Task instructions: In the records below, begin at the line that has "8; ++j) s += f[j];" and stop after the line that has "f[j] = __builtin_fmaf(f[j], rstd, shift);"; quote those lines verbatim and nothing more.

Task data:
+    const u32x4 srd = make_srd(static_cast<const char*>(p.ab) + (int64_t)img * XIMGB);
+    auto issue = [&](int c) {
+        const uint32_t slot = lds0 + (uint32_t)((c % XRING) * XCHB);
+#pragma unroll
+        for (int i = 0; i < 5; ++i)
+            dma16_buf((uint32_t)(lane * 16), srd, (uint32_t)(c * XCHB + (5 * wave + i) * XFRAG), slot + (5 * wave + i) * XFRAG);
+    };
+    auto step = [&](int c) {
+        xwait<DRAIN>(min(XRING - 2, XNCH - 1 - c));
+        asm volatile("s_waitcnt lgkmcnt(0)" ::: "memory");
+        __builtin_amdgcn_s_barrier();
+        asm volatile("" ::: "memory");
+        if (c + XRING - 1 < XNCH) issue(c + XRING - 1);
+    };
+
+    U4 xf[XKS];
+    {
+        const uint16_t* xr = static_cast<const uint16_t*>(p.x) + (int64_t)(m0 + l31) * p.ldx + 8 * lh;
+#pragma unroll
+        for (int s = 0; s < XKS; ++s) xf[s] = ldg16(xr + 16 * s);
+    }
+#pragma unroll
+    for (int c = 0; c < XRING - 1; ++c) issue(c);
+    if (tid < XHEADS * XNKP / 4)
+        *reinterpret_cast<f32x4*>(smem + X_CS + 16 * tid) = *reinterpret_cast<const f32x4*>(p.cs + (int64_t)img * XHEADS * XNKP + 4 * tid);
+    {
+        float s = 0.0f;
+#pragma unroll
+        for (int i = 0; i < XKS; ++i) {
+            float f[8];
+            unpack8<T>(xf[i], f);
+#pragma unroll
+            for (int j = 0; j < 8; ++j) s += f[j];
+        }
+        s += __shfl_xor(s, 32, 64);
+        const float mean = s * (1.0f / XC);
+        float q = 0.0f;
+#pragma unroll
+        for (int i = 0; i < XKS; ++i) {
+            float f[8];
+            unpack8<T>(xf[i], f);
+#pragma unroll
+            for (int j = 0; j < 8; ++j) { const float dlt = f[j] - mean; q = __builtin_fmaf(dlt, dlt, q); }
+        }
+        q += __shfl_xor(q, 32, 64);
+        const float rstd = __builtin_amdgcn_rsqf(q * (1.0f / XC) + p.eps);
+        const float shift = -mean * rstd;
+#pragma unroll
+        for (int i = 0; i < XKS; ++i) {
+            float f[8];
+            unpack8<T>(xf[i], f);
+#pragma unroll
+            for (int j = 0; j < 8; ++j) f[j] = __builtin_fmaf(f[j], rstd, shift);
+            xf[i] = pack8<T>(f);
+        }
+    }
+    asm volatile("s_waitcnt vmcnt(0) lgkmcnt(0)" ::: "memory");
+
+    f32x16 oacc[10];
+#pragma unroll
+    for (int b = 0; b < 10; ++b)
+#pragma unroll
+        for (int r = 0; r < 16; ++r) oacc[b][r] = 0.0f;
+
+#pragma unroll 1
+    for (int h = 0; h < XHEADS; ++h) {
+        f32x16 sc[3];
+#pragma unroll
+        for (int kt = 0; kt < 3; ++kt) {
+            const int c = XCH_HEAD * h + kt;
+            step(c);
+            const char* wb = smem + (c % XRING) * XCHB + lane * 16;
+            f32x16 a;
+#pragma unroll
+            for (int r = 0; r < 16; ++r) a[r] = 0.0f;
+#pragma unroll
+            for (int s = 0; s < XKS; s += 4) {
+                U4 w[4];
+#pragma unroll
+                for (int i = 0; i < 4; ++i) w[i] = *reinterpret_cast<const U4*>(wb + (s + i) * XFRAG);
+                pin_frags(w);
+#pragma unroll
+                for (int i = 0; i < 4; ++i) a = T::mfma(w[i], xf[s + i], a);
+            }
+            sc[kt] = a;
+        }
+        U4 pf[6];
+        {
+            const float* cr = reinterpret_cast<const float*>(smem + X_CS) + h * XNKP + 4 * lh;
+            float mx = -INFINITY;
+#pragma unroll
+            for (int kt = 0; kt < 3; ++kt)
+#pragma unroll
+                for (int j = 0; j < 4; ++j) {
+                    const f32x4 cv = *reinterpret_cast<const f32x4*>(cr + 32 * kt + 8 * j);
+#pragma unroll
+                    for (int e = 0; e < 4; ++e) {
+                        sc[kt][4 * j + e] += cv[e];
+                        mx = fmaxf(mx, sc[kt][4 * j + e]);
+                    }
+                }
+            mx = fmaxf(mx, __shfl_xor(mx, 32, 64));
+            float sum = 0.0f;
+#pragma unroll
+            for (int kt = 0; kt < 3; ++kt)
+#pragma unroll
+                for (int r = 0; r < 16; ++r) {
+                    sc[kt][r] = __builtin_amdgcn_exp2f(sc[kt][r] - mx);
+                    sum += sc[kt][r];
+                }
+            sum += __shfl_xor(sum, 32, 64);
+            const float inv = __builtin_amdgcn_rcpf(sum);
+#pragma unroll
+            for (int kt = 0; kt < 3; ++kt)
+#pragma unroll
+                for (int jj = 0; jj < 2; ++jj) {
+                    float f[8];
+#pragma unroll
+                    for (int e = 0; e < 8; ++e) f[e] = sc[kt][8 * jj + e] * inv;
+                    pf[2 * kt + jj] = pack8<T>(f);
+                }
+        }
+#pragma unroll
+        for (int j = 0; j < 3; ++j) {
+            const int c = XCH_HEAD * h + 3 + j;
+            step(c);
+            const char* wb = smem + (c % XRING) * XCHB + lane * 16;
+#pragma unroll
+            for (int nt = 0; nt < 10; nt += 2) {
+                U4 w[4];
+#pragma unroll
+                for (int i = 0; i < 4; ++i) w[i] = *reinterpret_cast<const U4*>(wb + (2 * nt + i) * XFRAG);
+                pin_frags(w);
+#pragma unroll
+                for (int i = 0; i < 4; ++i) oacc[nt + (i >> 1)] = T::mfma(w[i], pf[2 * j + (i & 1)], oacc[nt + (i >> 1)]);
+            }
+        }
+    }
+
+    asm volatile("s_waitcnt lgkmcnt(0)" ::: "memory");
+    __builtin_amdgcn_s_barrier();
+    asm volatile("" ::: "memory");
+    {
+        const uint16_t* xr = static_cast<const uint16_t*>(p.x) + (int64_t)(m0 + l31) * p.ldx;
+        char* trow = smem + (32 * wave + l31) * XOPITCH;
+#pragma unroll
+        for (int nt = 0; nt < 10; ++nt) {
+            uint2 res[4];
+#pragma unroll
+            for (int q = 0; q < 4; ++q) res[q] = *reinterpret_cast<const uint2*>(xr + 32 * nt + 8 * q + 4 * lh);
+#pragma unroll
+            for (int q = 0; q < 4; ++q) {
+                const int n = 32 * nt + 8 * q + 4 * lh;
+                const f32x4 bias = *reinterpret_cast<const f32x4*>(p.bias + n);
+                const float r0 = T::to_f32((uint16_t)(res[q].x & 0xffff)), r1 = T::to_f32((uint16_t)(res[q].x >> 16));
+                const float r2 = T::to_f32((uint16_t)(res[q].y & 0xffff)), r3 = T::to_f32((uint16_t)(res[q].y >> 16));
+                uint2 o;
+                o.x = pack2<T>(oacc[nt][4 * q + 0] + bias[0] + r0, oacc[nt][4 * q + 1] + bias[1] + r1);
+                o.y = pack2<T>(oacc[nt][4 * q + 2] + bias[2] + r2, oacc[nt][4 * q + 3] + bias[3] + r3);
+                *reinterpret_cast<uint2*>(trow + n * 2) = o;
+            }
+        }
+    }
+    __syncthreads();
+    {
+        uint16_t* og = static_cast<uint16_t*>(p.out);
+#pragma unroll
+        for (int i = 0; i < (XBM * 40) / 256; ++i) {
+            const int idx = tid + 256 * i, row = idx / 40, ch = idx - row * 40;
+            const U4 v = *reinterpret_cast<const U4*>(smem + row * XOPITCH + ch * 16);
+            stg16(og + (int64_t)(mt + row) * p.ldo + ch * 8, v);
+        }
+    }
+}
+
==
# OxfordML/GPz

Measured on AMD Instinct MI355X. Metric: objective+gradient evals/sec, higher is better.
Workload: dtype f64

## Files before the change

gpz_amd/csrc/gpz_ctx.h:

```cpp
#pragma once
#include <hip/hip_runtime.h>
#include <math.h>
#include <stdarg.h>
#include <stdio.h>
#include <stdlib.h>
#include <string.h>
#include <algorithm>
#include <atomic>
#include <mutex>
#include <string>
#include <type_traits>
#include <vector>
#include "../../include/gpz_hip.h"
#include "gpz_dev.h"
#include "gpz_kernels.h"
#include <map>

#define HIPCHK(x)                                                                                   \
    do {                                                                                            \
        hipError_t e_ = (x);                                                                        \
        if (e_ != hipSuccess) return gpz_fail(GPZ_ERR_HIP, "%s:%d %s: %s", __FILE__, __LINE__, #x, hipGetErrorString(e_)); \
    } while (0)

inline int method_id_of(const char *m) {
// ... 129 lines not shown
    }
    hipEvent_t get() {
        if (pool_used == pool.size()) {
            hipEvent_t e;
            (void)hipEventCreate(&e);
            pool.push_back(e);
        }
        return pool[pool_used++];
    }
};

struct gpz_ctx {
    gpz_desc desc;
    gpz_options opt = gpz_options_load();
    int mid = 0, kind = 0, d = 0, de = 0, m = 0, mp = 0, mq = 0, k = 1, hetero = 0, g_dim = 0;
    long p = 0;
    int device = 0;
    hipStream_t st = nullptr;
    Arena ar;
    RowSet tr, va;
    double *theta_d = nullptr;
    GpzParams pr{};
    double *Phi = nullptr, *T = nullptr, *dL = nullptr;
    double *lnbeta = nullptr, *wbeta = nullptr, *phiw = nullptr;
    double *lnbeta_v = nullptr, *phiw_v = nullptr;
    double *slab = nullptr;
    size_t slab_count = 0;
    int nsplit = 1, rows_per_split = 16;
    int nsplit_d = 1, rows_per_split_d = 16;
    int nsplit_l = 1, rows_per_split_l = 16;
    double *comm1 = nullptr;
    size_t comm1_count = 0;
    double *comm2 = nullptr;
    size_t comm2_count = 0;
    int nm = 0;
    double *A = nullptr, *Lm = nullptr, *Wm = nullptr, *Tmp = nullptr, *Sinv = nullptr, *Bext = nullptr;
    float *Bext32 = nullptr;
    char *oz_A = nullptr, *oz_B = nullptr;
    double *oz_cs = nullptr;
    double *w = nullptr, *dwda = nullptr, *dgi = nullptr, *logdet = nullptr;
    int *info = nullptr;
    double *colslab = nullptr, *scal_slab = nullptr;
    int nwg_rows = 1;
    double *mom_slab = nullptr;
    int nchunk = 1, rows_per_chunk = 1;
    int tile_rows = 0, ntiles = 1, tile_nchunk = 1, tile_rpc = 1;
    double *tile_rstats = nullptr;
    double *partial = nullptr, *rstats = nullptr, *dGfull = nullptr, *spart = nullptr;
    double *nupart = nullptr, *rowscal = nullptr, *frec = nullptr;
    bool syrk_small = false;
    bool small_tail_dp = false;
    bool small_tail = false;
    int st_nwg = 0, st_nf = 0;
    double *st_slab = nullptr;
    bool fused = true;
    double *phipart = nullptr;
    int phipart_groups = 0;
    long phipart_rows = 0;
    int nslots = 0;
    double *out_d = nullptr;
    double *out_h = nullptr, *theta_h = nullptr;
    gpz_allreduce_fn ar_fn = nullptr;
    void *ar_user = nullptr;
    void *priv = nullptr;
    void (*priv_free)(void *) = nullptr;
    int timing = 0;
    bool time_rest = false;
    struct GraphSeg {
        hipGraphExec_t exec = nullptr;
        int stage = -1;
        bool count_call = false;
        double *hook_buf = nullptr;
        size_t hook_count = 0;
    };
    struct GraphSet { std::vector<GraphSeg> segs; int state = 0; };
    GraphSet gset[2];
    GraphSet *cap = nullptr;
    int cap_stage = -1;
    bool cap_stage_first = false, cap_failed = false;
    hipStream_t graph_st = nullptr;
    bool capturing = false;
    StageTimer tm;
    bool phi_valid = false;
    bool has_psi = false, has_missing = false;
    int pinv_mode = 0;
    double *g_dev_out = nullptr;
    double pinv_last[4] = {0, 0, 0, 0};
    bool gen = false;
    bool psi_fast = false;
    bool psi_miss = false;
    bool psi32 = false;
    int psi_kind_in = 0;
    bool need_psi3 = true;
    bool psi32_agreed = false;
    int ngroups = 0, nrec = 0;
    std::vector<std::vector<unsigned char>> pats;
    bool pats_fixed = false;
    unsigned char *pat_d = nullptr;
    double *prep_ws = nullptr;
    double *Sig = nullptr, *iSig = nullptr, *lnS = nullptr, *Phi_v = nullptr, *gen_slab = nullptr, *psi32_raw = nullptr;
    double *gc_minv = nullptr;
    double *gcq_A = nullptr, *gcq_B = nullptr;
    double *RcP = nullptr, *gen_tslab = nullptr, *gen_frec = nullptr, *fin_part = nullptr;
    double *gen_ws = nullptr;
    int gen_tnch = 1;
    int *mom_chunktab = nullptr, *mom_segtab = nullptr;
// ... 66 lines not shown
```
...
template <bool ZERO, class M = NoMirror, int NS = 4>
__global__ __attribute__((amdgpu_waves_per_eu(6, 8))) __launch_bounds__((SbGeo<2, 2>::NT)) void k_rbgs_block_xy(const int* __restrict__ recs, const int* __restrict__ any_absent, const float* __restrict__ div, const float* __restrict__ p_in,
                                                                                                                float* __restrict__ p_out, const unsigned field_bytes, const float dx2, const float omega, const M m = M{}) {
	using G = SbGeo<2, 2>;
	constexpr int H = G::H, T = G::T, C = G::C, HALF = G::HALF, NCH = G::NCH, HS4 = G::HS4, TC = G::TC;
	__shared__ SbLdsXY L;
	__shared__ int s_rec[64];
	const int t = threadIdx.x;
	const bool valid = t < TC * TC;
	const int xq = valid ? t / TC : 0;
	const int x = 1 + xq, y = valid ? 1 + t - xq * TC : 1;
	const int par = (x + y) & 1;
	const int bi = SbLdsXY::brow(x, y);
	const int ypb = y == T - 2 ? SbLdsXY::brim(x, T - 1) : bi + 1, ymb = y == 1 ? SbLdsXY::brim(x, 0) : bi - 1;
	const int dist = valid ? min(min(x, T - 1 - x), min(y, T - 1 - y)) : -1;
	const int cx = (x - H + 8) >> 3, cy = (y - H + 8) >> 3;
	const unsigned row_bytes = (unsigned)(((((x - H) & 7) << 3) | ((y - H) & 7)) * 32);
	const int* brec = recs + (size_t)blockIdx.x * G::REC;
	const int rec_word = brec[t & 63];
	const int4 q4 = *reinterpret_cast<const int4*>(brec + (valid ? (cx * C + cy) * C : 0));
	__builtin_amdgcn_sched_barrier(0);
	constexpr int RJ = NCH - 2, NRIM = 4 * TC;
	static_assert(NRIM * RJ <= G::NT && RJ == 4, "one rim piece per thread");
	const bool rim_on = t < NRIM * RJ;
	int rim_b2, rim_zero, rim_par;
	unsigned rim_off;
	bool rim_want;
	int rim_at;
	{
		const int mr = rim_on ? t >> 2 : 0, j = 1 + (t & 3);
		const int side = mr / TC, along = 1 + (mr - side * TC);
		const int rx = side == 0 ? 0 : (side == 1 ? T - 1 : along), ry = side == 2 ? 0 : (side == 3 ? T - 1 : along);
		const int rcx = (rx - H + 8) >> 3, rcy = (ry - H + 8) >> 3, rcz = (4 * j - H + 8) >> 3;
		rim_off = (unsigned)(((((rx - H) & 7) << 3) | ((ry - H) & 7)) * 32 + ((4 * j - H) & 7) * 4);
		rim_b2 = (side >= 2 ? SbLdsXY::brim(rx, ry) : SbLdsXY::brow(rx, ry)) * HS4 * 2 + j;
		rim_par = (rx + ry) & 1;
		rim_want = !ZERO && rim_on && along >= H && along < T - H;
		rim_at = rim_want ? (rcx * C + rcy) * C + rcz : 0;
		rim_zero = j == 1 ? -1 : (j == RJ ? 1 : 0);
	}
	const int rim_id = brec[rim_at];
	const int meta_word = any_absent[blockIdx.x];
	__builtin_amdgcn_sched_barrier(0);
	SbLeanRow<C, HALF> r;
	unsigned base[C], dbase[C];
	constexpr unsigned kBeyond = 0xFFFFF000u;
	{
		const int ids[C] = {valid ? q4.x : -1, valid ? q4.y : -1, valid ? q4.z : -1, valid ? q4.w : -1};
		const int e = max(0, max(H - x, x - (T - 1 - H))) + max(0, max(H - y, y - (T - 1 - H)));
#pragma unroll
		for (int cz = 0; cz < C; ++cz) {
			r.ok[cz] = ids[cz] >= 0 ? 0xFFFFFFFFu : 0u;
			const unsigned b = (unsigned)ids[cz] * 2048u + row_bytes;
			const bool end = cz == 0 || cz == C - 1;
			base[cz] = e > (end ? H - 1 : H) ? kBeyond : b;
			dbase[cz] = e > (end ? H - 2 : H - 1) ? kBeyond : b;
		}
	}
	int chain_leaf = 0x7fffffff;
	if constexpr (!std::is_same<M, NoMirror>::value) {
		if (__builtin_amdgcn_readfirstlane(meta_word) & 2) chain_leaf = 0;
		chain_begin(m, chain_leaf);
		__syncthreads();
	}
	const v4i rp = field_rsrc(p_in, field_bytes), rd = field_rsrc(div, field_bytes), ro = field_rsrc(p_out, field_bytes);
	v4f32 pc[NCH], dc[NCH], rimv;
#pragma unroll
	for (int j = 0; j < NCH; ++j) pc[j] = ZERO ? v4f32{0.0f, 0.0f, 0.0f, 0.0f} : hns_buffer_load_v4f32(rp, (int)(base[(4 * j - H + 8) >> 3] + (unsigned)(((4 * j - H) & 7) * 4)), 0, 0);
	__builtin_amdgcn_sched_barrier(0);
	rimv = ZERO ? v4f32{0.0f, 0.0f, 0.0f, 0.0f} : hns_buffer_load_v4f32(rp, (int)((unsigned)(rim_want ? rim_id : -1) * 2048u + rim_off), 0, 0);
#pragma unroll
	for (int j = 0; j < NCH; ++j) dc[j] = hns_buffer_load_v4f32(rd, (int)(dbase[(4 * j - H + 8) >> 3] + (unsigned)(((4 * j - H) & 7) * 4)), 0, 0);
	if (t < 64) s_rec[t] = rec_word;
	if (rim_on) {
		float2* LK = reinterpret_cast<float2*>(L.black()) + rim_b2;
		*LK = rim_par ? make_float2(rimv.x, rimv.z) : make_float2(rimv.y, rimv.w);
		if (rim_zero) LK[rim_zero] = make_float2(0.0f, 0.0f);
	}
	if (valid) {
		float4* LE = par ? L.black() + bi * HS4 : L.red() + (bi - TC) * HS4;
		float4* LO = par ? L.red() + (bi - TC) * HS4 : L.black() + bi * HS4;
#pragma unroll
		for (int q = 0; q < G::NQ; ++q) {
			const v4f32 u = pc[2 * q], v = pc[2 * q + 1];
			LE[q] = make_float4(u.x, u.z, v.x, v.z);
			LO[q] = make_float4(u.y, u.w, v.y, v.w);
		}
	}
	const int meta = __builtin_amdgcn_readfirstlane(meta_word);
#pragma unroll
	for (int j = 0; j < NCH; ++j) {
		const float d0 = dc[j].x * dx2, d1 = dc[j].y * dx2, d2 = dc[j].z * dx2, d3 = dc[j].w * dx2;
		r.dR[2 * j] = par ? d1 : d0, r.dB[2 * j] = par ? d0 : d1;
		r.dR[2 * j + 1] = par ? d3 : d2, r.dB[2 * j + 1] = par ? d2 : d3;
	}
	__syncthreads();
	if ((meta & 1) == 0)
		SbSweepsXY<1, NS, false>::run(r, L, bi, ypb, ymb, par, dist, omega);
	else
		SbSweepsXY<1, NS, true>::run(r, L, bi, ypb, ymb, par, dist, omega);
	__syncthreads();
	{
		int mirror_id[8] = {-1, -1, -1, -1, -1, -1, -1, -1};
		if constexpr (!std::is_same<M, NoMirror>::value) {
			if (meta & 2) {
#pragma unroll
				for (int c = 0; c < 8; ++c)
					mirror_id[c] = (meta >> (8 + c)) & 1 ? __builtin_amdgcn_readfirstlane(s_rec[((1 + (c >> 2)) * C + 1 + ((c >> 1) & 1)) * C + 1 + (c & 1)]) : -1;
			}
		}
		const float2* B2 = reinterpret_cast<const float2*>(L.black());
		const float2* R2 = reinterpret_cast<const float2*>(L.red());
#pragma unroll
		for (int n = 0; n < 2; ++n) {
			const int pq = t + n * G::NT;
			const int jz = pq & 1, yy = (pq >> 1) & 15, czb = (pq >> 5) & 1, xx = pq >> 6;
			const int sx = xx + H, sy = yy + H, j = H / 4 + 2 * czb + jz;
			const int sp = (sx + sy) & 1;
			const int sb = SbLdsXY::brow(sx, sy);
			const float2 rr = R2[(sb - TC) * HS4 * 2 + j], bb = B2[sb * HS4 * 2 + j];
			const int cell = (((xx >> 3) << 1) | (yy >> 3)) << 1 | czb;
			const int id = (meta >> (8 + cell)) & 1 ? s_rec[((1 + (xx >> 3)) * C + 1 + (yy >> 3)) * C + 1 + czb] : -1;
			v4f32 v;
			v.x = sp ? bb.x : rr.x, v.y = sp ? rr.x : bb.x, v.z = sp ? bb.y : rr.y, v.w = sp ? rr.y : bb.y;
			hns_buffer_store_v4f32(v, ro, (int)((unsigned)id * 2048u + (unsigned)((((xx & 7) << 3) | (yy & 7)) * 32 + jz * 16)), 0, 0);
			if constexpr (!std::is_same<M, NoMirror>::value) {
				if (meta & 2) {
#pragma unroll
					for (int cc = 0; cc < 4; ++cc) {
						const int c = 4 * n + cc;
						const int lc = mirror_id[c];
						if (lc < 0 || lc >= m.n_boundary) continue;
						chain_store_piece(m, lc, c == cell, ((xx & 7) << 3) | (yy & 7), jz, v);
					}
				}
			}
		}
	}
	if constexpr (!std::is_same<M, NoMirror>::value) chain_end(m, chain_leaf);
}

The completed task:
+            for (int j = 0; j < 8; ++j) s += f[j];
+        }
+        s += __shfl_xor(s, 32, 64);
+        const float mean = s * (1.0f / XC);
+        float q = 0.0f;
+#pragma unroll
+        for (int i = 0; i < XKS; ++i) {
+            float f[8];
+            unpack8<T>(xf[i], f);
+#pragma unroll
+            for (int j = 0; j < 8; ++j) { const float dlt = f[j] - mean; q = __builtin_fmaf(dlt, dlt, q); }
+        }
+        q += __shfl_xor(q, 32, 64);
+        const float rstd = __builtin_amdgcn_rsqf(q * (1.0f / XC) + p.eps);
+        const float shift = -mean * rstd;
+#pragma unroll
+        for (int i = 0; i < XKS; ++i) {
+            float f[8];
+            unpack8<T>(xf[i], f);
+#pragma unroll
+            for (int j = 0; j < 8; ++j) f[j] = __builtin_fmaf(f[j], rstd, shift);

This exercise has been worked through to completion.